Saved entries
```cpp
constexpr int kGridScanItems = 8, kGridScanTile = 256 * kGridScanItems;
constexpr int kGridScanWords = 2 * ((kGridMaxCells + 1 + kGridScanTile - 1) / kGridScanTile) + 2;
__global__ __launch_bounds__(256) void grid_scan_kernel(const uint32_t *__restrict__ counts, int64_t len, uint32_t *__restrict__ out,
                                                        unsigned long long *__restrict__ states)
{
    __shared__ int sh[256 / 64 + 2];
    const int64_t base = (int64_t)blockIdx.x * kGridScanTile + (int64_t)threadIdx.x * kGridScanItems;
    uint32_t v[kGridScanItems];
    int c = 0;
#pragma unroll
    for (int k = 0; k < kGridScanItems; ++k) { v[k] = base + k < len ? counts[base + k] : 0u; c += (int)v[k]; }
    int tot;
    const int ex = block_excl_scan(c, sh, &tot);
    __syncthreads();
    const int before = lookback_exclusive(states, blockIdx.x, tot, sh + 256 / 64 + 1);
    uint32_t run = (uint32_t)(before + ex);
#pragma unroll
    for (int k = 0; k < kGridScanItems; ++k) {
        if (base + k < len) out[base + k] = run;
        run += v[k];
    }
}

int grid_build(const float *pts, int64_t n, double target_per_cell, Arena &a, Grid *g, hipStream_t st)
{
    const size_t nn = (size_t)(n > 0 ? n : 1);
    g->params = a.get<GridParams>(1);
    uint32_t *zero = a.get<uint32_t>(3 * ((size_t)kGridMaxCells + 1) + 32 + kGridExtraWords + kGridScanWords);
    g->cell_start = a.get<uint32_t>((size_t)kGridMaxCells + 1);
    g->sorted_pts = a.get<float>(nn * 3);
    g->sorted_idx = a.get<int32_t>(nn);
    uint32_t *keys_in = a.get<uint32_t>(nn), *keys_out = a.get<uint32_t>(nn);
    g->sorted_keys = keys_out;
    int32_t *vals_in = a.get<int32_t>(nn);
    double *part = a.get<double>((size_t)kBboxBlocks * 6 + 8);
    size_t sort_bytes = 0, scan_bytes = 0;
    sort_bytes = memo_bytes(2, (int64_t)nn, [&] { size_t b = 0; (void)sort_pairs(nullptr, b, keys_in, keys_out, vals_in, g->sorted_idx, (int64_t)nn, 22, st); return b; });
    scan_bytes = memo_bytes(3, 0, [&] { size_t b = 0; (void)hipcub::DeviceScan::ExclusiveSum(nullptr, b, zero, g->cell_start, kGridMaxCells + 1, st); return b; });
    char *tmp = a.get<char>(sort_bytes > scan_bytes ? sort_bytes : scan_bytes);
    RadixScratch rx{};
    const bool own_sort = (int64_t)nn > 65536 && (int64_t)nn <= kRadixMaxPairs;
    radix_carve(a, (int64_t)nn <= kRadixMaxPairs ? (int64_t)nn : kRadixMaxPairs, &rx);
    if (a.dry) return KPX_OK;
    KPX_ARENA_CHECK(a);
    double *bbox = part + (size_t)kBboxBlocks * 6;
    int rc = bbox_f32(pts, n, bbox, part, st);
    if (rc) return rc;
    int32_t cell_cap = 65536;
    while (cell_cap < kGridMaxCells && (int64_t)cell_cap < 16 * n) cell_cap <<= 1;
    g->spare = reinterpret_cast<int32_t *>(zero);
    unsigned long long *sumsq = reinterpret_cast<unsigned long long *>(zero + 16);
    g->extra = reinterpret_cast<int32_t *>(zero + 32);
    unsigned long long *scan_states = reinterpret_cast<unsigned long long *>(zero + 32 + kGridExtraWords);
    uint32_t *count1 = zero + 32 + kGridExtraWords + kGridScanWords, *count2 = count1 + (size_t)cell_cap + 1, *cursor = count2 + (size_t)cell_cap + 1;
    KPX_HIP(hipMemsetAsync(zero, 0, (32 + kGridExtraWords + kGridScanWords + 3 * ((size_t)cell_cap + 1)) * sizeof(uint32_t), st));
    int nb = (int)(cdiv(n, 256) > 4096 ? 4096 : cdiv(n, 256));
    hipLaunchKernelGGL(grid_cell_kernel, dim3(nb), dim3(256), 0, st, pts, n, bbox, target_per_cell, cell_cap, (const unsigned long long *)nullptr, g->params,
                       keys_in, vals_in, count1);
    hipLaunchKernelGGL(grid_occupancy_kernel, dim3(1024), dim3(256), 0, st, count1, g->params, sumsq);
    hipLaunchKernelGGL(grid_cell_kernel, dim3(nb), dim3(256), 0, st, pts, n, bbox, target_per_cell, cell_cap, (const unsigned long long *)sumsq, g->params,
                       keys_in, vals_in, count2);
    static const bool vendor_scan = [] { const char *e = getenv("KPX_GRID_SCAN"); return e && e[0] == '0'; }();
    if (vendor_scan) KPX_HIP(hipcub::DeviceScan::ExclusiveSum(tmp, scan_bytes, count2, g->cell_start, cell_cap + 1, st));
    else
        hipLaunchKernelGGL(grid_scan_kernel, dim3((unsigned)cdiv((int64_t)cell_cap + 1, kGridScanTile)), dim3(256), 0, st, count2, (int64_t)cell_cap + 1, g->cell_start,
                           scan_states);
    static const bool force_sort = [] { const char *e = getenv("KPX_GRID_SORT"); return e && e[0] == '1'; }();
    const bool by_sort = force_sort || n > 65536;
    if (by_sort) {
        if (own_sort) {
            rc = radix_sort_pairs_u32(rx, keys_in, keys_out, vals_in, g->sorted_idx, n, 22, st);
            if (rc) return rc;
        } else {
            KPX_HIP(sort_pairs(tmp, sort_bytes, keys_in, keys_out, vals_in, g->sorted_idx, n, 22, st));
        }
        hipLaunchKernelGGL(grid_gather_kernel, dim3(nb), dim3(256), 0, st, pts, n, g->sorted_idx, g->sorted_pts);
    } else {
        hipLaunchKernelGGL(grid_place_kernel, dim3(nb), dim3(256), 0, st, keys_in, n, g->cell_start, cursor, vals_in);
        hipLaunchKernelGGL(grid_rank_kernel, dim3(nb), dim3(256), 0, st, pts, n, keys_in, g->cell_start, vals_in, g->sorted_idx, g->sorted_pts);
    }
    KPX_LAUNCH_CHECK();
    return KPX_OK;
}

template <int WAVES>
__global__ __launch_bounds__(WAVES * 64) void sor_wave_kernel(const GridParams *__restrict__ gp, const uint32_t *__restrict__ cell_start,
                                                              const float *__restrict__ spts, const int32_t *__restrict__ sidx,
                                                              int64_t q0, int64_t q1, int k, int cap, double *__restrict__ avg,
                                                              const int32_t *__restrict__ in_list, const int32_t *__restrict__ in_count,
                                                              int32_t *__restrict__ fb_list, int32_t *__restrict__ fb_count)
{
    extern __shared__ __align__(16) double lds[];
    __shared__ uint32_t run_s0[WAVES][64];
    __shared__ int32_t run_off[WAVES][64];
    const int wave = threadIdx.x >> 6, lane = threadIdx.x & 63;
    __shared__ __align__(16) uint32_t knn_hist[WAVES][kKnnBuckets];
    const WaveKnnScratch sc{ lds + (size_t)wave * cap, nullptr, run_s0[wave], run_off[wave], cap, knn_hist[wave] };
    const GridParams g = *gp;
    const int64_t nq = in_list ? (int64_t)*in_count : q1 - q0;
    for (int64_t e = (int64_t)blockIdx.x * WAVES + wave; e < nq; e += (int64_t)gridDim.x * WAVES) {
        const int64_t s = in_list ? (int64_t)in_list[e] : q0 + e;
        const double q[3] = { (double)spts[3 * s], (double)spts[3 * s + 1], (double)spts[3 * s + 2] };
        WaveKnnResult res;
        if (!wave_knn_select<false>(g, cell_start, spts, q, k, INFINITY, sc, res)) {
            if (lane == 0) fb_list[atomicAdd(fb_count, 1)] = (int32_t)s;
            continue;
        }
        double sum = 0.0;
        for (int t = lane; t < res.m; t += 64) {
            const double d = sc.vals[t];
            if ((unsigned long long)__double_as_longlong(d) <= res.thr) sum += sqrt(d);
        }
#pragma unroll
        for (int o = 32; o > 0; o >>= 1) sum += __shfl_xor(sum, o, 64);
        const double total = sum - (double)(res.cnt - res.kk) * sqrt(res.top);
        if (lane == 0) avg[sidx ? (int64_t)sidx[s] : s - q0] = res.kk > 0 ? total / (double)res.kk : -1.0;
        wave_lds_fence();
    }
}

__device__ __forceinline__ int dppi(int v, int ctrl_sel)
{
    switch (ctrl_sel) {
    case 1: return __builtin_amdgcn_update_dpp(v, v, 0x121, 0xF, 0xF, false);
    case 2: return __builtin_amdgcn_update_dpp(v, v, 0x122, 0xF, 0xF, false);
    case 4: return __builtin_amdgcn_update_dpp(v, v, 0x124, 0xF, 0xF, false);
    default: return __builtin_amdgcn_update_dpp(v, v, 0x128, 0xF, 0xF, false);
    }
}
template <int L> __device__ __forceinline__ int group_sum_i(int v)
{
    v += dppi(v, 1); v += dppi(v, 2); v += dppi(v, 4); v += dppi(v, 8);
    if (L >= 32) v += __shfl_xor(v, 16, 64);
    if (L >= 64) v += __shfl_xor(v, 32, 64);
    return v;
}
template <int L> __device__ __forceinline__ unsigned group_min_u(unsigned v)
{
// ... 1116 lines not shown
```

* What is needed *
Whenever the string "total" occurs in a line of the entries above, copy that line.

* Problem solution *
        const double total = sum - (double)(res.cnt - res.kk) * sqrt(res.top);
        if (lane == 0) avg[sidx ? (int64_t)sidx[s] : s - q0] = res.kk > 0 ? total / (double)res.kk : -1.0;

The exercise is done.